I agree, I would not want to renumber spell levels. It's already bad enough that we have "character levels" and "class levels" and "spell levels," without having spell level mean different things to different classes.

However, you don't actually need to renumber the spell levels for the OP's proposal to work. It's just a matter of pruning spell lists and removing spell slots. For example, you could strike all spells of levels 2, 4, 6, and 8 from the bard list, and remove all slots of those levels from the bard progression. The result would be equivalent to what the OP proposes; bards have five levels of spells instead of nine, opening up headroom for more nonspell class features. It's just that the bard spell levels are numbered 1,3,5,7,9 instead of 1,2,3,4,5*.

*It is true that either solution would completely break spellcaster multiclassing. To which I say: Meh. Multiclassing already doesn't work well in 5E, it didn't work well in 3E, and it didn't work well in AD&D either. Broken thing stays broken. I have thoughts on how 5.5E should handle multiclassing, but this is not the thread for that.


----------



## James Gasik

I'll say the quiet part out loud.  Bring back Dual-Classing!  It's hard to qualify for, and makes your character function as a member of their new class, only allowing them to mix and match abilities at higher level.

(Am I serious or joking?  I'll never tell).


----------



## steeldragons

Hmmm, the wheels are spinning... spitballin' on a Wed. afternoon... for a possible framework for lessening spell dependency of certain casters and differentiating caster types...
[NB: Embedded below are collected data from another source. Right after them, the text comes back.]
template <int LOGN, int FORM>
__global__ void __launch_bounds__((1 << LOGN) / 16)
ks32_key_kernel(const u64* __restrict__ K, uint32_t* __restrict__ RS, int L, int S,
                const Prime32* __restrict__ primes, const PrimeConst* __restrict__ qprimes) {
    constexpr int N = 1 << LOGN, T = N / 16;
    __shared__ uint32_t lds[N];
    const int tid = threadIdx.x;
    const uint32_t b = blockIdx.x;
    const int s = (int)(b % (uint32_t)S);
    const uint32_t row = b / (uint32_t)S;
    const int l = (int)(row % (uint32_t)L);
    const Prime32& P = primes[s];
    const u64 q = qprimes[l].q, half = q >> 1;
    const u64* src = K + (long)row * N;
    uint32_t x[16];
#pragma unroll
    for (int k = 0; k < 16; ++k) {
        const u64 r = src[tid + k * T];
        if (r > half) {
            const uint32_t m = (uint32_t)((q - r) % P.p);
            x[k] = m == 0 ? 0 : P.p - m;
        } else {
            x[k] = (uint32_t)(r % P.p);
        }
    }
    fwd32_store<LOGN, FORM>(x, lds, tid, P, RS + (long)b * N);
}

__global__ void __launch_bounds__(256)
ks32_key_norm_kernel(const u64* __restrict__ K, u64* __restrict__ out, int L, int n,
                     const PrimeConst* __restrict__ qprimes) {
    __shared__ u64 part[256];
    const uint32_t row = blockIdx.x;
    const u64 q = qprimes[row % (uint32_t)L].q, half = q >> 1;
    const u64* src = K + (long)row * n;
    u64 acc = 0;
    for (int j = threadIdx.x; j < n; j += 256) {
        const u64 r = src[j];
        acc += (r > half ? q - r : r) >> 20;
    }
    part[threadIdx.x] = acc;
    __syncthreads();
    for (int w = 128; w > 0; w >>= 1) {
        if ((int)threadIdx.x < w) part[threadIdx.x] += part[threadIdx.x + w];
        __syncthreads();
    }
    if (threadIdx.x == 0) out[row] = part[0];
}

__device__ __forceinline__ uint32_t red_s64(long long x, const Prime32& P) {
    const uint32_t p = P.p;
    const uint32_t hu = (uint32_t)((unsigned long long)x >> 32) ^ 0x80000000u;
    const uint32_t a = red32(shoup32(hu, P.c32, P.c32s, p), p);
    const uint32_t b = red32(red32((uint32_t)x, 2 * p), p);
    return red32(red32(a + b, p) + P.k63, p);
}

__device__ __forceinline__ uint32_t red_s64_lz(long long x, const Prime32& P) {
    const uint32_t p = P.p;
    const uint32_t hu = (uint32_t)((unsigned long long)x >> 32) ^ 0x80000000u;
    const uint32_t a = red32(shoup32(hu, P.c32, P.c32s, p), p);
    const uint32_t lo = (uint32_t)x;
    const uint32_t b = lo - (lo >> 30) * p;
    const uint32_t s = a + b + P.k63;
    return min(s, s - 2 * p);
}

__device__ __forceinline__ long long red_s64_lazy(long long x, const Prime32& P) {
    const uint32_t hu = (uint32_t)((unsigned long long)x >> 32) ^ 0x80000000u;
    const uint32_t a = shoup32(hu, P.c32, P.c32s, P.p);
    return (long long)((unsigned long long)a + (uint32_t)x + P.k63);
}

Mages, and other magic-users who access Arcane Magic spell lists learn/study/practice their spells. The standard spell progression we know. Casting mech's are basically the same. Spell levels 0 (cantrips)-thru-8. Cantrips are still at will. Intelligence is still the casting ability. Except for cantrips, which have no limit, you may only ever learn/know/have as many spells, per spell level, as your Int. modifier + Prof bonus. Specialist concepts: Illusionists, Conjurers, etc... operate by this method as well, with slightly different class features and individual spell lists. They have the same cantrips and unlimited access to their spell lists, but can only ever know Int. mod. spells that are not on their particular specialist magic list. Illusionists, for example, will have all of the same illusions, enchantments, some conjurations, that the general mage can know, but also have other illusions, enchantments, etc... that a general mage would never get access to. But things like Magic Missile or Fireball would be outside their spell list and so, require taking one of those limited spots.  
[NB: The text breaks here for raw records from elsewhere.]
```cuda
__device__ __forceinline__ uint32_t cluster_ctarank() { uint32_t r; asm volatile("mov.u32 %0, %%cluster_ctarank;" : "=r"(r)); return r; }
__device__ __forceinline__ uint32_t cluster_nctarank() { uint32_t r; asm volatile("mov.u32 %0, %%cluster_nctarank;" : "=r"(r)); return r; }
__device__ __forceinline__ void cluster_arrive() { asm volatile("barrier.cluster.arrive.release.aligned;" ::: "memory"); }
__device__ __forceinline__ void cluster_wait() { asm volatile("barrier.cluster.wait.acquire.aligned;" ::: "memory"); }
__device__ __forceinline__ uint32_t mapa(uint32_t smem_addr, uint32_t rank) {
    uint32_t r;
    asm volatile("mapa.shared::cluster.u32 %0, %1, %2;" : "=r"(r) : "r"(smem_addr), "r"(rank));
    return r;
}
__device__ __forceinline__ float4 ld_cluster_f4(uint32_t addr) {
    float4 v;
    asm volatile("ld.shared::cluster.v4.f32 {%0, %1, %2, %3}, [%4];" : "=f"(v.x), "=f"(v.y), "=f"(v.z), "=f"(v.w) : "r"(addr) : "memory");
    return v;
}
__device__ __forceinline__ void st_cluster_f4(uint32_t addr, float a, float b, float c, float d) {
    asm volatile("st.shared::cluster.v4.f32 [%0], {%1, %2, %3, %4};" :: "r"(addr), "f"(a), "f"(b), "f"(c), "f"(d) : "memory");
}

}}
```

### dc_tts_b200/engine.py

```python
import ctypes as C

import numpy as np
import torch

from . import _lib
from .hyperparams import Hyperparams as hp
from .params import check_params


class DcttsError(RuntimeError):
    pass


def _ptr(t):
    return C.c_void_p(0) if t is None else C.c_void_p(t.data_ptr())


class Engine:
    def __init__(self, device=0, hparams=hp):
        self._lib = _lib.load()
        if not torch.cuda.is_available():
            raise DcttsError("dc_tts_b200 needs a CUDA device (sm_90a); there is no CPU fallback")
        self.device = torch.device("cuda", device)
        self.hp = hparams
# ... 61 lines not shown
    def restore(self, text2mel_dir, ssrn_dir=None):
        from .checkpoint import Saver, latest_checkpoint
        Saver(var_list=["Text2Mel"]).restore(self, latest_checkpoint(text2mel_dir))
        Saver(var_list=["SSRN", "gs"]).restore(self, latest_checkpoint(ssrn_dir if ssrn_dir is not None else text2mel_dir))
        return self.commit_params()

    def set_tensor_path(self, mode):
        self._check(self._lib.dctts_set_tensor_path(self._h, int(mode)), "dctts_set_tensor_path")

    def set_option(self, name, value):
        self._check(self._lib.dctts_set_option(self._h, name.encode(), int(value)), "dctts_set_option(%s)" % name)

    def get_option(self, name):
        v = C.c_int32(0)
        self._check(self._lib.dctts_get_option(self._h, name.encode(), C.byref(v)), "dctts_get_option(%s)" % name)
        return int(v.value)

    def decode_stats(self):
        a, b, c = C.c_int32(0), C.c_int32(0), C.c_int32(0)
        self._check(self._lib.dctts_decode_stats(self._h, C.byref(a), C.byref(b), C.byref(c)), "dctts_decode_stats")
        return int(a.value), int(b.value), int(c.value)

    def decode_profile(self):
        v = (C.c_int64 * 14)()
        self._check(self._lib.dctts_decode_profile(self._h, v, 14), "dctts_decode_profile")
        names = ["start", "stream_wait", "gemv", "release", "gather", "cluster_barrier", "layernorm", "mix", "attention",
                 "re_attention", "re_gemm", "re_layernorm", "re_barriers", "frame"]
        return dict(zip(names, [int(x) for x in v]))

    def reserve(self, batch):
        self._check(self._lib.dctts_reserve(self._h, int(batch)), "dctts_reserve")

    def bench_block(self, scope, B, L, iters=5, warmup=2):
        ms = (C.c_float * 8)()
        n = C.c_int32(0)
        self._check(self._lib.dctts_bench_block(self._h, scope.encode(), B, L, iters, warmup, ms, C.byref(n),
                                                self._stream()), "dctts_bench_block")
        return [float(ms[i]) for i in range(n.value)]

    def conv_gemm(self, impl, mode, X, K, Wd, N, shifts, out, bias=None, accumulate=0):
        ts = [X, Wd, out] + ([bias] if bias is not None else [])
        if not all(t.is_cuda and t.dtype == torch.float32 and t.stride(-1) == 1 for t in ts):
            raise DcttsError("conv_gemm: CUDA float32 tensors with a unit inner stride expected")
        B, L = X.shape[0], X.shape[1]
        rows_ok = X.stride(0) == L * X.stride(1) and (mode == 1 or out.stride(0) == L * out.stride(1))
        taps_ok = (Wd.stride(0) == K * Wd.stride(1)) if mode == 0 else (out.stride(0) == K * out.stride(1))
        dy_ok = mode == 0 or (Wd.shape[0] == B and Wd.shape[1] == L and Wd.stride(0) == L * Wd.stride(1))
        if not (rows_ok and taps_ok and dy_ok):
            raise DcttsError("conv_gemm: rows or taps of a tensor are not evenly pitched")
        sh = (C.c_int32 * len(shifts))(*[int(s) for s in shifts])
# ... 385 lines not shown
```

Clerics and other magic-users who access Divine Magic spell lists channel holy/positive (or unholy/negative) energies. Their spell use does not kick in before 3rd level. They receive a more limited spell progression - their lists only go to/through 6 circles. You have access to all spells of the 1st and 2nd circle. Cast them as needed with your available channels. Beyond 2nd level spells, you know only those you select, cast with your channels, "Spells known" casting, in the 5e vernacular, specifically granted magic. Channeling different powers and bonus/domain spells form an added "final" circle of magic, giving them the divine number of 7 tiers of magic, all together. You number of channels per day is bolstered by your Wisdom modifier.

Druids and other magic-users who access Nature Magic spell lists attune and intuit to the primeval energies and mystic ways of the natural and physical world. They have a spell progression that begins with cantrips, but then only progresses to 6 spell levels. You know all spells on your list but are limited by your slots, as most casters of arcane magics. Additionally, they know how to invoke (channel) the spirits and powers of the elements and natural forces to channel magical effects upon themselves: moving unseen, tranforming to beasts, opening pathways to the land of faerie, etc... Your Charisma modifier is added to your spell slots per day.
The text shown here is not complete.